Can art save us from the chaos of life?

Currently I’m reading this book: At the Existentialist Cafe, by Sarah Bakewell.

My current book

I am struggling to put this book down. It has become my bible of the moment. I first came across it when it was in hardback. I saw it in Waterstones. I picked it up. I put it down. I picked it up again. I put it down again. I left the shop. Then I encountered a reference to it on Twitter last week. Someone I follow on Twitter was about to read it. I saw that as a sign. So I decided to buy it. I’m so pleased I did. I believe in signs. It came at the right time for me to read it.

Today, a piece of text I read in this book included this question: can art save us from the chaos of life?

This is a really good question, which I have been pondering ever since I read it. So I ask here: can art save us from the chaos of life? Art in this sense includes drama, film, fine art, performance, literature and poetry. Basically, ‘art’ here is anything creatively enjoyed or creatively persuaded. 

Life is chaotic. That’s a truism. We all feel the emotional highs and lows of just living. Life can be exhausting. But, the question is, can turning to art, help us get through those highs and lows? The ‘us’ here is you, me, the man next door, John Snow, the postman and the man I walked past earlier today. To me, the answer is obvious.

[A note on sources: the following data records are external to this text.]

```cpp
template <bool STATS>
void launch_extend_wide(igx_device* dev, Slot& s, int grid, const FrameArgs& fa, const PathBuf& in, const PathBuf& out,
                        const KernelCounters& kc, int tail) {
// ... 568 lines not shown
        if (value < 0) return fail(dev, IGX_ERR_INVALID_ARGUMENT, "slot_budget_mb must be >= 0 (0 = auto)");
        dev->slot_budget_mb = value;
    }
    else if (k == "concurrent_chunks") dev->concurrent_opt = value != 0 ? 1 : 0;
    else if (k == "async_render") dev->async_opt = value != 0 ? 1 : 0;
    else if (k == "denoise_aovs") {
        if (value < INFO_OFF || value > INFO_EVERY)
            return fail(dev, IGX_ERR_INVALID_ARGUMENT, "denoise_aovs must be 0 (off), 1 (first iteration) or 2 (every iteration)");
        dev->info_mode = (int)value;
    }
    else if (k == "denoise_follow_specular") dev->info_follow_specular = value != 0;
    else if (k == "denoise_max_depth") {
        if (value < 0) return fail(dev, IGX_ERR_INVALID_ARGUMENT, "denoise_max_depth must be >= 0");
        dev->info_max_depth = (int)std::min<int64_t>(value, 1 << 20);
    }
    else if (k == "probe_sample") dev->probe_sample_opt = std::max<int64_t>(0, value);
    else if (k == "fail_chunk") dev->fail_chunk_opt = std::max<int64_t>(0, value);
    else if (k == "face_shade") dev->face_shade_opt = value != 0 ? 1 : 0;
    else if (k == "host_wait_us") dev->host_wait_us = (int)std::max<int64_t>(0, std::min<int64_t>(value, 10000));
    else if (k == "concurrent_start_pct") {
        if (value < 0 || value > 100) return fail(dev, IGX_ERR_INVALID_ARGUMENT, "concurrent_start_pct must be 0..100");
        dev->concurrent_start_pct = (int)value;
    }
    else if (k == "tail_threshold") dev->tail_opt = value;
    else if (k == "tail_threshold_last") dev->tail_last_opt = value;
    else if (k == "fuse_generate") dev->fuse_generate = value != 0;
    else if (k == "split") {
        if (value < -1 || value > 1) return fail(dev, IGX_ERR_INVALID_ARGUMENT, "split must be -1 (auto), 0 or 1");
        dev->split_opt = (int)value;
    }
    else if (k == "shadow_ifif") {
        if (value < -1 || value > 1) return fail(dev, IGX_ERR_INVALID_ARGUMENT, "shadow_ifif must be -1 (auto), 0 or 1");
        dev->shadow_ifif_opt = (int)value;
    }
    else if (k == "refill") {
        if (value < -1 || value > 64) return fail(dev, IGX_ERR_INVALID_ARGUMENT, "refill must be -1 (auto) or in [0, 64]");
        dev->refill_opt = (int)value;
    }
    else if (k == "lds_scene_max") {
        dev->lds_scene_max = value;
        configure_lds(dev);
    }
    else if (k == "lds_shading") {
        if (value < -1 || value > 1) return fail(dev, IGX_ERR_INVALID_ARGUMENT, "lds_shading must be -1 (auto), 0 or 1");
        dev->lds_shading_opt = (int)value;
        configure_lds(dev);
    }
    else if (k == "lds_shading_max") {
        dev->lds_shading_max = value;
        configure_lds(dev);
    }
    else if (k == "full_shading") dev->full_shading_opt = value != 0;
    else if (k == "enclosing") dev->enclosing_opt = value != 0;
    else if (k == "bvh_width") {
        if (value != 0 && value != 2 && value != 4) return fail(dev, IGX_ERR_INVALID_ARGUMENT, "bvh_width must be 0 (auto), 2 or 4");
        dev->bvh_width_opt = (int)value;
    }
    else if (k == "spatial_splits") dev->spatial_splits = value != 0;
    else if (k == "rebuild_bvh") dev->rebuild_bvh = value != 0;
    else if (k == "dynamic") dev->dynamic_opt = (int)(value & 15);
    else if (k == "group_order") {
        if (value < -1 || value > 1) return fail(dev, IGX_ERR_INVALID_ARGUMENT, "group_order must be -1 (auto), 0 (A, B, C) or 1 (C, B, A)");
        dev->group_order_opt = (int)value;
    }
    else if (k == "face_normals") dev->face_normals_opt = value != 0;
    else if (k == "bvh_bins") {
// ... 875 lines not shown
            break;
        }
        if (!r.loop_done && r.live * 100 > (long long)dev->concurrent_start_pct * r.n) late = false;
    }
    if (nx && late) {
        const int k = dev->stream_slots == 1 ? 0 : dev->next_slot;
        Slot& S = dev->slots[k];
        bool busy = false;
        for (const SchedItem& r : items) busy = busy || (!r.fence() && r.started && r.slot == k);
        if (!busy && S.pending) {
            const hipError_t q = hipEventQuery(S.done);
            if (q == hipErrorNotReady) busy = true;
            else IGX_CC(q);
        }
        if (!busy) {
            SchedItem& r = *nx;
            const ChunkPlan& pl = *r.plan;
            if (dev->fail_chunk_opt > 0 && --dev->fail_chunk_opt == 0) {
                restore();
                return fail(dev, IGX_ERR_HIP, "injected failure (option fail_chunk)");
            }
            igx_status st;
            if ((st = harvest(dev, S)) != IGX_OK || (st = ensure_slot(dev, S, pl.slot_cap, false, pl.fa.classify >= 4, dev->aov_on)) != IGX_OK) {
                restore();
                return st;
            }
            if (dev->stream_slots == 2) dev->next_slot ^= 1;
            r.started = true;
            r.slot = k;
            r.fa = pl.fa;
            r.fa.aov_di = dev->aov_on && dev->aov_fb[0] ? S.aov_di : nullptr;
            r.fa.aov_nee = dev->aov_on && dev->aov_fb[1] ? S.aov_nee : nullptr;
            S.sh.aov_nee = r.fa.aov_nee;
            r.fa.iter = pl.iteration + r.it0;
            r.fa.chunk_iters = std::min(pl.iters_per_chunk, pl.count - r.it0);
            r.chunk_pixels = (int)std::min<long long>(pl.chunk_pixels_max, pl.local_pixels - r.px0);
            r.fa.chunk_pixel0 = (int)r.px0;
            r.fa.chunk_pixels = r.chunk_pixels;
            r.n = (long long)r.chunk_pixels * pl.spi * r.fa.chunk_iters;
            r.live = r.n;
            const long long fin_lanes = (long long)pl.fin_bpc * dev->num_cus * BLOCK / (pl.pairs ? 2 : 1);
            const int64_t topt = r.last_of_plan && dev->tail_last_opt >= 0 ? dev->tail_last_opt : dev->tail_opt;
            r.tail = topt >= 0 ? (int)std::min<int64_t>(topt, 1 << 30) : (int)std::max<long long>(32768, std::min(r.n / 64, fin_lanes));
            S.tail = r.tail;
            S.camera = valid_pixels_in_chunk(r.fa) * pl.spi * r.fa.chunk_iters;
            S.n0 = r.n;
            S.split = false;
            S.bounce_ev.clear();
            S.launched = 0;
            r.ext_grid = grid_for(dev, r.n, pl.ext_bpc, dev->ext_block);
            r.sh_grid = grid_for(dev, r.n, pl.sh_bpc);
            r.fin_grid = grid_for(dev, std::min<long long>(r.n, r.tail) * (pl.pairs ? 2 : 1), pl.fin_bpc);
            r.fuse_gen = dev->fuse_generate && r.n > r.tail;
            use_slot(r);
            IGX_CC(hipMemsetAsync(S.ctr, 0, (size_t)(2 * pl.max_bounces + 4) * CROW * sizeof(int), dev->stream));
            if (dev->dynamic_opt)
                IGX_CC(hipMemsetAsync(S.ctr + (size_t)WORK_ROW0 * CROW, 0, (size_t)4 * pl.max_bounces * CROW * sizeof(int), dev->stream));
            if (!r.fuse_gen) {
                begin_timed(S, 2, -1, dev->stream);
                hipLaunchKernelGGL(k_generate, dim3(grid_for(dev, r.n, 8)), dim3(BLOCK), 0, dev->stream, r.fa, dev->sv, S.pa, S.L, S.ctr);
                end_timed(S, dev->stream);
                IGX_CC(hipGetLastError());
            }
            restore();
            if (r.n <= r.tail) {
                r.switch_b = 0;
// ... 285 lines not shown
        igx_status dst = drain(dev);
        if (dst != IGX_OK) return dst;
        if (dev->fb) HIPCHK(hipFree(dev->fb));
        dev->fb = nullptr;
        for (float*& a : dev->aov_fb) {
            if (a) HIPCHK(hipFree(a));
            a = nullptr;
        }
        HIPCHK(hipMalloc((void**)&dev->fb, fbc * sizeof(float)));
        HIPCHK(hipMemsetAsync(dev->fb, 0, fbc * sizeof(float), dev->tail_stream));
        if (want_aov)
            for (float*& a : dev->aov_fb) {
                HIPCHK(hipMalloc((void**)&a, fbc * sizeof(float)));
                HIPCHK(hipMemsetAsync(a, 0, fbc * sizeof(float), dev->tail_stream));
            }
        dev->fb_w = width;
        dev->fb_h = height;
        dev->fb_count = fbc;
        dev->iteration_count = 0;
    }
    const DevCamera cam = make_camera(dev, width, height);
    if (!async) dev->sv.cam = cam;

    FrameArgs fa{};
    fa.width = width;
    fa.height = height;
    fa.spi = p->spi;
    fa.iter = p->iteration;
    fa.frame = p->frame;
    fa.seed = p->seed;
    fa.inv_spi = 1.0f / (float)p->spi;
    fa.classify = dev->classify_opt;
    fa.shadow_classes = dev->shadow_classes_opt;
    fa.dynamic = dev->dynamic_opt & DYN_EXTEND;
    fa.reverse = fa.dynamic ? (dev->group_order_opt < 0 ? GROUP_ORDER_AUTO : dev->group_order_opt) : 0;
    fa.probe_sample = dev->probe_sample_opt > 0 && dev->probe_sample_opt <= p->spi ? (int)dev->probe_sample_opt : 0;
    long long local_pixels;
    if (list_mode) {
        igx_status dst = drain(dev);
        if (dst != IGX_OK) return dst;
        size_t need = (size_t)p->num_rays * 8;
        if (dev->ray_list_cap < need) {
            if (dev->ray_list) HIPCHK(hipFree(dev->ray_list));
            HIPCHK(hipMalloc((void**)&dev->ray_list, need * sizeof(float)));
            dev->ray_list_cap = need;
        }
        HIPCHK(hipMemcpy(dev->ray_list, p->rays, need * sizeof(float), hipMemcpyHostToDevice));
        fa.num_rays = p->num_rays;
        fa.rays = dev->ray_list;
        local_pixels = p->num_rays;
    } else if (p->tile_size > 0) {
        fa.tile_size = p->tile_size;
        fa.tile_offset = p->tile_offset;
        fa.tile_stride = p->tile_stride;
        fa.tiles_x = (width + p->tile_size - 1) / p->tile_size;
        int tiles_y = (height + p->tile_size - 1) / p->tile_size;
        int tiles = fa.tiles_x * tiles_y;
        int mine = tiles > p->tile_offset ? (tiles - p->tile_offset + p->tile_stride - 1) / p->tile_stride : 0;
        local_pixels = (long long)mine * p->tile_size * p->tile_size;
    } else {
        local_pixels = (long long)width * height;
    }
    if (const int64_t passes = info_passes_in(dev->info_mode, p->iteration, count); passes > 0 && dev->info_fb[0]) {
        for (uint64_t& c : dev->info_count) c += (uint64_t)passes;
        if (local_pixels > 0) {
            auto pass = std::make_shared<InfoPass>();
// ... 76 lines not shown
        plan->max_bounces = max_bounces;
        plan->ext_bpc = ext_bpc;
        plan->sh_bpc = sh_bpc;
        plan->fin_bpc = fin_bpc;
        plan->pairs = pairs;
        dev->iteration_count += count;
        dev->stats.iterations += count;
        if (async) {
            AsyncRender::Job job;
            job.plan = std::move(plan);
            submit_async(dev, std::move(job));
        } else {
            ChunkScheduler sched;
            sched.add(plan);
            igx_status st = run_scheduler(dev, sched);
            if (st != IGX_OK) return st;
        }
        dev->stats.ms_render += std::chrono::duration<double, std::milli>(std::chrono::steady_clock::now() - t_start).count();
        return IGX_OK;
    }

    for (int it0 = 0; it0 < count; it0 += iters_per_chunk)
    for (long long px0 = 0; px0 < local_pixels; px0 += chunk_pixels_max) {
        fa.iter = p->iteration + it0;
        fa.chunk_iters = std::min(iters_per_chunk, count - it0);
        Slot& S = dev->slots[dev->stream_slots == 1 ? 0 : dev->next_slot];
        dev->next_slot ^= 1;
        igx_status st = harvest(dev, S);
        if (st != IGX_OK) return st;
        if ((st = ensure_slot(dev, S, slot_cap, split, fa.classify >= 4, dev->aov_on && !list_mode)) != IGX_OK) return st;
        fa.aov_di = dev->aov_on && dev->aov_fb[0] && !list_mode ? S.aov_di : nullptr;
        fa.aov_nee = dev->aov_on && dev->aov_fb[1] && !list_mode ? S.aov_nee : nullptr;
        S.sh.aov_nee = fa.aov_nee;

        auto begin_timed = [&](int kind, int bounce, hipStream_t strm) {
            if (!dev->timing) return;
            TimedLaunch t{slot_event(S), slot_event(S), kind, bounce};
            (void)hipEventRecord(t.a, strm);
            S.timed.push_back(t);
        };
        auto end_timed = [&](hipStream_t strm) {
            if (!dev->timing) return;
            (void)hipEventRecord(S.timed.back().b, strm);
        };

        int chunk_pixels = (int)std::min<long long>(chunk_pixels_max, local_pixels - px0);
        fa.chunk_pixel0 = (int)px0;
        fa.chunk_pixels = chunk_pixels;
        long long n = (long long)chunk_pixels * p->spi * fa.chunk_iters;
        const long long fin_lanes = (long long)fin_bpc * dev->num_cus * BLOCK / (pairs ? 2 : 1);
        const bool last_chunk = it0 + iters_per_chunk >= count && px0 + chunk_pixels_max >= local_pixels;
        const int64_t topt = last_chunk && dev->tail_last_opt >= 0 ? dev->tail_last_opt : dev->tail_opt;
        int tail = topt >= 0 ? (int)std::min<int64_t>(topt, 1 << 30)
                                      : (int)std::max<long long>(32768, std::min(n / 64, fin_lanes));
        S.tail = tail;
        S.camera = valid_pixels_in_chunk(fa) * p->spi * fa.chunk_iters;
        int* cnt = S.ctr;
        auto row = [&](int r) { return cnt + (size_t)r * CROW; };
        HIPCHK(hipMemsetAsync(S.ctr, 0, (size_t)(2 * max_bounces + 4) * CROW * sizeof(int), dev->stream));
        if (dev->dynamic_opt)
            HIPCHK(hipMemsetAsync(S.ctr + (size_t)WORK_ROW0 * CROW, 0, (size_t)4 * max_bounces * CROW * sizeof(int), dev->stream));
        const bool fuse_gen = dev->fuse_generate && !split && n > tail;
        if (!fuse_gen) {
            begin_timed(2, -1, dev->stream);
            hipLaunchKernelGGL(k_generate, dim3(grid_for(dev, n, 8)), dim3(BLOCK), 0, dev->stream, fa, dev->sv, S.pa, S.L, cnt);
            end_timed(dev->stream);
// ... 498 lines not shown
```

There is another dimension to this question: can art save us from the chaos of life? This time, I mean the chaos of the macro: politics, economics and society. Can art save us from that chaos as well? ‘Us’ here being the wider definition of the term: the community ‘us’ which includes me, the man next door, John Snow, the postman and the man I walked past earlier today. Art has got this particular ‘us’ through many a prickly situation before, world wars, dictatorships, civil wars, famine, earthquakes and the like. So surely the answer is again a resounding ‘yes’. 

In 1966, Saul Bellow talked about the role of art in the midst of chaos: Art has something to do with the achievement of stillness in the midst of chaos…Art has something to do with an arrest of attention in the midst of distraction.’

Oscar Wilde, was also of this persuasion: ‘The temperament to which art appeals…is the temperament of receptivity. That is all.’

Oscar Wilde with his pussy cat

For me, when I am feeling the chaos of my life taking over, I feel compelled to read, paint or draw. Reading helps the least, painting the most. However, for me, the relief is deep yet it is fleeting. When I stop, the chaos returns. Sadly, I can’t just paint. I have to earn a living. Art is my drug of choice but it stays in my bloodstream just but a moment.

As for the wider chaos of life, I firmly believe that art will save us every time, whatever is thrown at ‘us’. The anxieties and paranoias which every generation views as unique to its era are anything but. However, there are ebbs and flows. Whenever the political system gets out of hand, when it turns uncanny and when the balance is out, artists draw, paint and write. They do so in the face of opposition. They do so with a greater awareness of what they are fighting against and in greater quantity. They can’t help themselves. This art, I think, stays in the bloodstream for longer than the fleeting moment. It sticks.

This is a good thing.

Keep creating, people. I could not conduct my life without art, I am sure of that. So even in the face of an outer adversity, as well as my own inner turmoil, I will keep going.